*** Listed entries Section Begins ***

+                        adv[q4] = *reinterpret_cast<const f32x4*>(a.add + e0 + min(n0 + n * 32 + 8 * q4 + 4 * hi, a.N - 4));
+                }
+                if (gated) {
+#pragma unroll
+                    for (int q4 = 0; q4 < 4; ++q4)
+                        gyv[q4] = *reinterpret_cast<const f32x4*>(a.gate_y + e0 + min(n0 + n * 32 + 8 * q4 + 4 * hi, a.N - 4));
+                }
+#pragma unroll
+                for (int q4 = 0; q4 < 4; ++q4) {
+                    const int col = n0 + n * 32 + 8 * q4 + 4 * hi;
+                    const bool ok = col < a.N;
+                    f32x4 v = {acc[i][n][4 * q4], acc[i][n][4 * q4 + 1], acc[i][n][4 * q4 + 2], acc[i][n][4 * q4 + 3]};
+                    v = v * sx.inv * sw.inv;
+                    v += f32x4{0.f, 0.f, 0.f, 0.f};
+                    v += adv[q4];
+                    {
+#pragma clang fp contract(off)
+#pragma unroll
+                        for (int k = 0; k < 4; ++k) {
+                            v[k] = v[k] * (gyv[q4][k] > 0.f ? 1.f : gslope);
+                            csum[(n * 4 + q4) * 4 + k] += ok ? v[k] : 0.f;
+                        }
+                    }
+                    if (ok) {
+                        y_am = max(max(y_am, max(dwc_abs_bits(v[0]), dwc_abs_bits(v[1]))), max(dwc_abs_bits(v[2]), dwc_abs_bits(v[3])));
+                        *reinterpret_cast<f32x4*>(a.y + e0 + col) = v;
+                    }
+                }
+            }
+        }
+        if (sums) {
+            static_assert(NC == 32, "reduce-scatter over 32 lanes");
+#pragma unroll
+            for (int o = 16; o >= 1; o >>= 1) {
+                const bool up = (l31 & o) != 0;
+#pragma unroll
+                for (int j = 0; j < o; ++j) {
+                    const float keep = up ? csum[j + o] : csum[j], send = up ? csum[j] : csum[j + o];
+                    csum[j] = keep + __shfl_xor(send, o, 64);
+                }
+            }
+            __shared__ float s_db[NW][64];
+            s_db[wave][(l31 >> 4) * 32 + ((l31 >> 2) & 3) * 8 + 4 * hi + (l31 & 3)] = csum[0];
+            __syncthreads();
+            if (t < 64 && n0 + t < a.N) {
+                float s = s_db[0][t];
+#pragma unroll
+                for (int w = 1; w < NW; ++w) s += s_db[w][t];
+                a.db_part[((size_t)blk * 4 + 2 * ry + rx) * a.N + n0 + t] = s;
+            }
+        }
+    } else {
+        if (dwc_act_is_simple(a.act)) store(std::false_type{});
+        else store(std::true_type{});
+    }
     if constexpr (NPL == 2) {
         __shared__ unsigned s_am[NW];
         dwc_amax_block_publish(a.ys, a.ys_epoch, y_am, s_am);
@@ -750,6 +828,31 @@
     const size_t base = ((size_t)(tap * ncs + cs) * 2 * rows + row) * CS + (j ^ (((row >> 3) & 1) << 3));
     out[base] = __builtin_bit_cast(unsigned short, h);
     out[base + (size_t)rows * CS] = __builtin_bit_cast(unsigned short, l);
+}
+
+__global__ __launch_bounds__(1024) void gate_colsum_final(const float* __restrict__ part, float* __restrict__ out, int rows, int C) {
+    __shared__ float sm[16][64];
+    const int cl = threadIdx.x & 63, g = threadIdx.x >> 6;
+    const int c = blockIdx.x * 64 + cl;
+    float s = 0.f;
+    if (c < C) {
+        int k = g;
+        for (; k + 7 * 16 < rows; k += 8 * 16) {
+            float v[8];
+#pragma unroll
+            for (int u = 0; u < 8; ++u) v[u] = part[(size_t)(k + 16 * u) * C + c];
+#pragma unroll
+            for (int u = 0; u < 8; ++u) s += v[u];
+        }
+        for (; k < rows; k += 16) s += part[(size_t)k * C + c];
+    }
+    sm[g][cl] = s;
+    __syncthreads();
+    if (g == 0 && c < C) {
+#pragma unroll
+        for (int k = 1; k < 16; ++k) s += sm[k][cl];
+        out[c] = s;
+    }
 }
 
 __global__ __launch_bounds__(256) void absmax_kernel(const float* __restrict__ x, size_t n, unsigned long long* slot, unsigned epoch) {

*** Listed entries Section Ends ***
*** Listed entries Section Begins ***

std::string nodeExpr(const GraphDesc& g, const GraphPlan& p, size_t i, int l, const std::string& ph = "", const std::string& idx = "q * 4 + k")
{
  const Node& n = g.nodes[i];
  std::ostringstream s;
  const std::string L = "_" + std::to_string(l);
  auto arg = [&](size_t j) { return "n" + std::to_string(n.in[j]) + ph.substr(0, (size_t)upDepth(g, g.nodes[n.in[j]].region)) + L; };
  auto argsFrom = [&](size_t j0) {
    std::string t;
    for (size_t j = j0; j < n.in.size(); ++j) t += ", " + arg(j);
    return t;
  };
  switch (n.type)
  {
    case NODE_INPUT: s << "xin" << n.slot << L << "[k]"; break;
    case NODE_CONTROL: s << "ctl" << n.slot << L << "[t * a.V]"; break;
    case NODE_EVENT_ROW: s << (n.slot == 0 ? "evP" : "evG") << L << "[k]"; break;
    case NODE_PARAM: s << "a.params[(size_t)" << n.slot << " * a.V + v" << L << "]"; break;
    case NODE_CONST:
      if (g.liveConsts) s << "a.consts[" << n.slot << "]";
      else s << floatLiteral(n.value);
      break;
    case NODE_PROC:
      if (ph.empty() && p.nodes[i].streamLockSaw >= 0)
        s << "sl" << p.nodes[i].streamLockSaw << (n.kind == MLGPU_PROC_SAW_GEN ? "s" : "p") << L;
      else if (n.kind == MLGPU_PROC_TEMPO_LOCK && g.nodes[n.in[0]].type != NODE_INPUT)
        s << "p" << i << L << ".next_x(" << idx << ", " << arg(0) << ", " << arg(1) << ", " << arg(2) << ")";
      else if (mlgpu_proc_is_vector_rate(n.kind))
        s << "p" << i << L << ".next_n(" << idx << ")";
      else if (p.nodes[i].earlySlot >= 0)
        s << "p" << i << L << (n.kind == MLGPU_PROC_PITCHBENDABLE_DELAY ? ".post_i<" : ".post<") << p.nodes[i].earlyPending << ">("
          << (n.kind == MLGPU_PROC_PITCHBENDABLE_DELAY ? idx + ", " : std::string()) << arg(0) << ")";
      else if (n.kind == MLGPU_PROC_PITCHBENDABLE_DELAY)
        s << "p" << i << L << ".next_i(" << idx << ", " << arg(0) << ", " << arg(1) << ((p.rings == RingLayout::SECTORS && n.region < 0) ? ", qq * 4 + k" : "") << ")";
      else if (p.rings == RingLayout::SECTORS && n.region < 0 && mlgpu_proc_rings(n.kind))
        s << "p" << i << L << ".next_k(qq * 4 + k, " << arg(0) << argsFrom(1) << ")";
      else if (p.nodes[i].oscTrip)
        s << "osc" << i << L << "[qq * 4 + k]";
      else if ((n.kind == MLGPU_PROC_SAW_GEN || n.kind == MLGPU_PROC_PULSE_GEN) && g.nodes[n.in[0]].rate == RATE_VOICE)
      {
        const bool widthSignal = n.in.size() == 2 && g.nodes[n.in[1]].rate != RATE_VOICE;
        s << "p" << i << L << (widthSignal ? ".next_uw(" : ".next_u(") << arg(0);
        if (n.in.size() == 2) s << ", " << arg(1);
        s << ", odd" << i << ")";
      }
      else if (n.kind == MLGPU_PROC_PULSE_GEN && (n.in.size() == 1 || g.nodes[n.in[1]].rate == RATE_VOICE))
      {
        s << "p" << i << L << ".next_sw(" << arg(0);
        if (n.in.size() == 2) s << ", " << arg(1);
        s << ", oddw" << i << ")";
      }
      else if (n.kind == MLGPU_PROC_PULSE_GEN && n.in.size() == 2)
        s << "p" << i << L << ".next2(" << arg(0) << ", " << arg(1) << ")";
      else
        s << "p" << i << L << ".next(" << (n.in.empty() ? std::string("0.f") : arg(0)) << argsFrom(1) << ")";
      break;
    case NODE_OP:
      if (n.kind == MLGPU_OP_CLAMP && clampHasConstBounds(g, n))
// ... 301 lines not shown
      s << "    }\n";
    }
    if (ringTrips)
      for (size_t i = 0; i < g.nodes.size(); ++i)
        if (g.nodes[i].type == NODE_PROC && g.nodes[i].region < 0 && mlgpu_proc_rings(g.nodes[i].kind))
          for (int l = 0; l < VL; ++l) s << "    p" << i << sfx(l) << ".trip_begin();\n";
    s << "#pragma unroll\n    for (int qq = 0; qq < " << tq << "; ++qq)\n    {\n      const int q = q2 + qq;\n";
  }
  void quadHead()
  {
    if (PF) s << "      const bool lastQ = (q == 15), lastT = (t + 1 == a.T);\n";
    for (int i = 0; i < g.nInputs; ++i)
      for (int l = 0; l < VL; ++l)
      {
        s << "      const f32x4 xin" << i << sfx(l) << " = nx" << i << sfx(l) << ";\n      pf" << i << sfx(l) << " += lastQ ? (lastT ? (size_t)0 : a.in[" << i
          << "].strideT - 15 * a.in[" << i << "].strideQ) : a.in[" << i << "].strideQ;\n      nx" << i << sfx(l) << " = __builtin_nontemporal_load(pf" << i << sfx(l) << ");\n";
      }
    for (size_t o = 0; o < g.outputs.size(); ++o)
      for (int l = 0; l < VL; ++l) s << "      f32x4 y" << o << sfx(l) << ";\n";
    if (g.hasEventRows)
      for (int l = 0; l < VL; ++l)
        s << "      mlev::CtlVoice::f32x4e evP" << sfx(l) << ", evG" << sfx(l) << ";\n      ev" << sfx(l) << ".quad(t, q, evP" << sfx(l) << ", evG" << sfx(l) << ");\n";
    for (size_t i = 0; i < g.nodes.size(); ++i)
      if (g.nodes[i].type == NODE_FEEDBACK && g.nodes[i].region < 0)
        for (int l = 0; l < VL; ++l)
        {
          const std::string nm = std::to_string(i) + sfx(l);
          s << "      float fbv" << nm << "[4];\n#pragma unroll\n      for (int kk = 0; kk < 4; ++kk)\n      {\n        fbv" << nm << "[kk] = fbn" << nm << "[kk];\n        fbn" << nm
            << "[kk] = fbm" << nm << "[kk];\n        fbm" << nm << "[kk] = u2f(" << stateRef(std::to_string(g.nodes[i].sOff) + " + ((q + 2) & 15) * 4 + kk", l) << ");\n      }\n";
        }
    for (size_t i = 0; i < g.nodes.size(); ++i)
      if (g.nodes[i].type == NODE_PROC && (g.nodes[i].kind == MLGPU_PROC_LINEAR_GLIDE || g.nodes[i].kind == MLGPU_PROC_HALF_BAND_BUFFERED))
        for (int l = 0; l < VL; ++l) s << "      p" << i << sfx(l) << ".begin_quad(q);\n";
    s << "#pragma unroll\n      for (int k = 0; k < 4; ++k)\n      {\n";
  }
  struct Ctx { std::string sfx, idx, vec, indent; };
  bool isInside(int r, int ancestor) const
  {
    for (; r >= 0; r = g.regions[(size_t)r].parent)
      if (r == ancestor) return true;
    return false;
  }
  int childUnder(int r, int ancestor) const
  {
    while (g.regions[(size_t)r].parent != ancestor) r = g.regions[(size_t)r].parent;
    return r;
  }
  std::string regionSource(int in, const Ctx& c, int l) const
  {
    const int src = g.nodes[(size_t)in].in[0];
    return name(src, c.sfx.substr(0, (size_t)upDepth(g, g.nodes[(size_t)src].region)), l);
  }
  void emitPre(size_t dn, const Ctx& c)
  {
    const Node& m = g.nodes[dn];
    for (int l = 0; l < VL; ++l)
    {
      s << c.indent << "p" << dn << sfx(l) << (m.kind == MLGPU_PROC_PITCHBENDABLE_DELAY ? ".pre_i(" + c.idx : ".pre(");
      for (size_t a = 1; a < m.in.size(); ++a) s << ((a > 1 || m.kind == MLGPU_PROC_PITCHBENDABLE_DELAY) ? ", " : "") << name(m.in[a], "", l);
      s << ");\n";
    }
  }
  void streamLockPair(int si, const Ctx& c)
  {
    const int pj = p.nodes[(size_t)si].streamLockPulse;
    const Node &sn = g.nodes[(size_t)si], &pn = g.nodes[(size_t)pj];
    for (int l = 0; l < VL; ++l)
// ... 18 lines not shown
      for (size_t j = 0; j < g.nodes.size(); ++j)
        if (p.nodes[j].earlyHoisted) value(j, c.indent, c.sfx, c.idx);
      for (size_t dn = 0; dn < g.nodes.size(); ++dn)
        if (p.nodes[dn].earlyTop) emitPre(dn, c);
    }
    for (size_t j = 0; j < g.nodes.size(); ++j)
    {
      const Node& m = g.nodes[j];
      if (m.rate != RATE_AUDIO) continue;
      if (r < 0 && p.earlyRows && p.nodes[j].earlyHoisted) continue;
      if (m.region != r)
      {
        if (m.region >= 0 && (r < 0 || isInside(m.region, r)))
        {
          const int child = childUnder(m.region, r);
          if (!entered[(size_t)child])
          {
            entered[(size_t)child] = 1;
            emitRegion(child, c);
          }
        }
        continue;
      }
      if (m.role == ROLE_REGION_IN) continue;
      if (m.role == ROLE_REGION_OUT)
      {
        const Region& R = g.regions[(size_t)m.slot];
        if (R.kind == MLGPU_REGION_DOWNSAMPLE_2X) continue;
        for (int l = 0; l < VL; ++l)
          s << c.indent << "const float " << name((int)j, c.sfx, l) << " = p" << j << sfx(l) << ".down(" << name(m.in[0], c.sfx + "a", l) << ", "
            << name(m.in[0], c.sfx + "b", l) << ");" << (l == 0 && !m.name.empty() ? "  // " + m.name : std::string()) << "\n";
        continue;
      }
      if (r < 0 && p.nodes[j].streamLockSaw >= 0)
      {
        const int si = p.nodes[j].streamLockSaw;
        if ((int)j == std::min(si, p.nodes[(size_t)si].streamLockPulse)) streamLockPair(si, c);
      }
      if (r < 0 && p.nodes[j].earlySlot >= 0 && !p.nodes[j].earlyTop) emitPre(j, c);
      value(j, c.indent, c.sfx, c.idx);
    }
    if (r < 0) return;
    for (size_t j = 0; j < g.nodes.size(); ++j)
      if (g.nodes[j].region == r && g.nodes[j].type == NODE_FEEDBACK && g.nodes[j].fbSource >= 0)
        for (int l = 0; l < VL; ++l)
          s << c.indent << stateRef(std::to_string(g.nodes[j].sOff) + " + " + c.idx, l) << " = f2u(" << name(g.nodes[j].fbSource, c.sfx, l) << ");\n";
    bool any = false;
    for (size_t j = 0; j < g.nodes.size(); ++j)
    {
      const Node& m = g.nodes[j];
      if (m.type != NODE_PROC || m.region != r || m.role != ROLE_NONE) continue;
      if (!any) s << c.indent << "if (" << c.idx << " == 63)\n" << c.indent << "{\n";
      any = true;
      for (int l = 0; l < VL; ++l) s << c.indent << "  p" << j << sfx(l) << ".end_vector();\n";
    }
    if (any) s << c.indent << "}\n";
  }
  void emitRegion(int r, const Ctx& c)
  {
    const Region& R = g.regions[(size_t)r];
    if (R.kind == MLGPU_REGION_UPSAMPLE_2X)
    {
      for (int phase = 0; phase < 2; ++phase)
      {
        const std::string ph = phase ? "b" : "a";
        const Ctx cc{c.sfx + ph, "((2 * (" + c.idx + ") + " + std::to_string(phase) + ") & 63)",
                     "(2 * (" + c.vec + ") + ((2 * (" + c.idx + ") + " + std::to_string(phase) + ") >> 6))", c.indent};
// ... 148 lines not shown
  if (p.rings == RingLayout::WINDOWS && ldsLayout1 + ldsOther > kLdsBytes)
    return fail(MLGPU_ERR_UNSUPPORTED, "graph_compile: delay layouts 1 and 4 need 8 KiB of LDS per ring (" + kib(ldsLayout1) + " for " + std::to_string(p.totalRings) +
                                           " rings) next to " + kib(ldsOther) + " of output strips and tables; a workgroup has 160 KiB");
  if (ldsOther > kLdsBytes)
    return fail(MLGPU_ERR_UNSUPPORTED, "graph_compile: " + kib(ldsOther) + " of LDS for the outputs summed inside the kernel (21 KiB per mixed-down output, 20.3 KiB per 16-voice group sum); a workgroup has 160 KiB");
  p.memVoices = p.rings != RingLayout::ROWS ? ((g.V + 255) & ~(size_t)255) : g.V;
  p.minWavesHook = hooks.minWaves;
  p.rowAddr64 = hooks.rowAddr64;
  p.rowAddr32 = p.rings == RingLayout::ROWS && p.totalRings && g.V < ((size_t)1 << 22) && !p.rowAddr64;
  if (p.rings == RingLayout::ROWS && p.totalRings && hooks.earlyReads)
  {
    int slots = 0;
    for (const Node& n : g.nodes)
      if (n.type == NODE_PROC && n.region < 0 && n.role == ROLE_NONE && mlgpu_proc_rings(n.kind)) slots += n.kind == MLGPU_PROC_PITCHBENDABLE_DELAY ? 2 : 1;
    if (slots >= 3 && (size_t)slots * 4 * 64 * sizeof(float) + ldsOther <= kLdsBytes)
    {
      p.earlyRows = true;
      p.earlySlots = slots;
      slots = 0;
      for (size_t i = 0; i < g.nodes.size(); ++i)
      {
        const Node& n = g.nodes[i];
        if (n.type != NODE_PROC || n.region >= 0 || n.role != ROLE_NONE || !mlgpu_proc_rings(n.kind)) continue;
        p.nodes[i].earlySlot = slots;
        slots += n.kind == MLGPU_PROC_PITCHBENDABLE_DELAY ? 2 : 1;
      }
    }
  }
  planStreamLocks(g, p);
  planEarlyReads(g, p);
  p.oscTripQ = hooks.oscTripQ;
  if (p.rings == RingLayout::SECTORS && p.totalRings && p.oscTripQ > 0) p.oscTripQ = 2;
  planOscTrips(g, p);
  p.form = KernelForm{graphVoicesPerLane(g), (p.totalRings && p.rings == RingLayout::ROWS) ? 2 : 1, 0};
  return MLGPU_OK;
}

*** Listed entries Section Ends ***

Your instructions =
Starting at the line that contains "adv[q4] = *reinterpret_cast<const" and stopping after the line that contains "gyv[q4] = *reinterpret_cast<const", write out every line exactly as it appears above, and no other line.

Expected answer =
+                        adv[q4] = *reinterpret_cast<const f32x4*>(a.add + e0 + min(n0 + n * 32 + 8 * q4 + 4 * hi, a.N - 4));
+                }
+                if (gated) {
+#pragma unroll
+                    for (int q4 = 0; q4 < 4; ++q4)
+                        gyv[q4] = *reinterpret_cast<const f32x4*>(a.gate_y + e0 + min(n0 + n * 32 + 8 * q4 + 4 * hi, a.N - 4));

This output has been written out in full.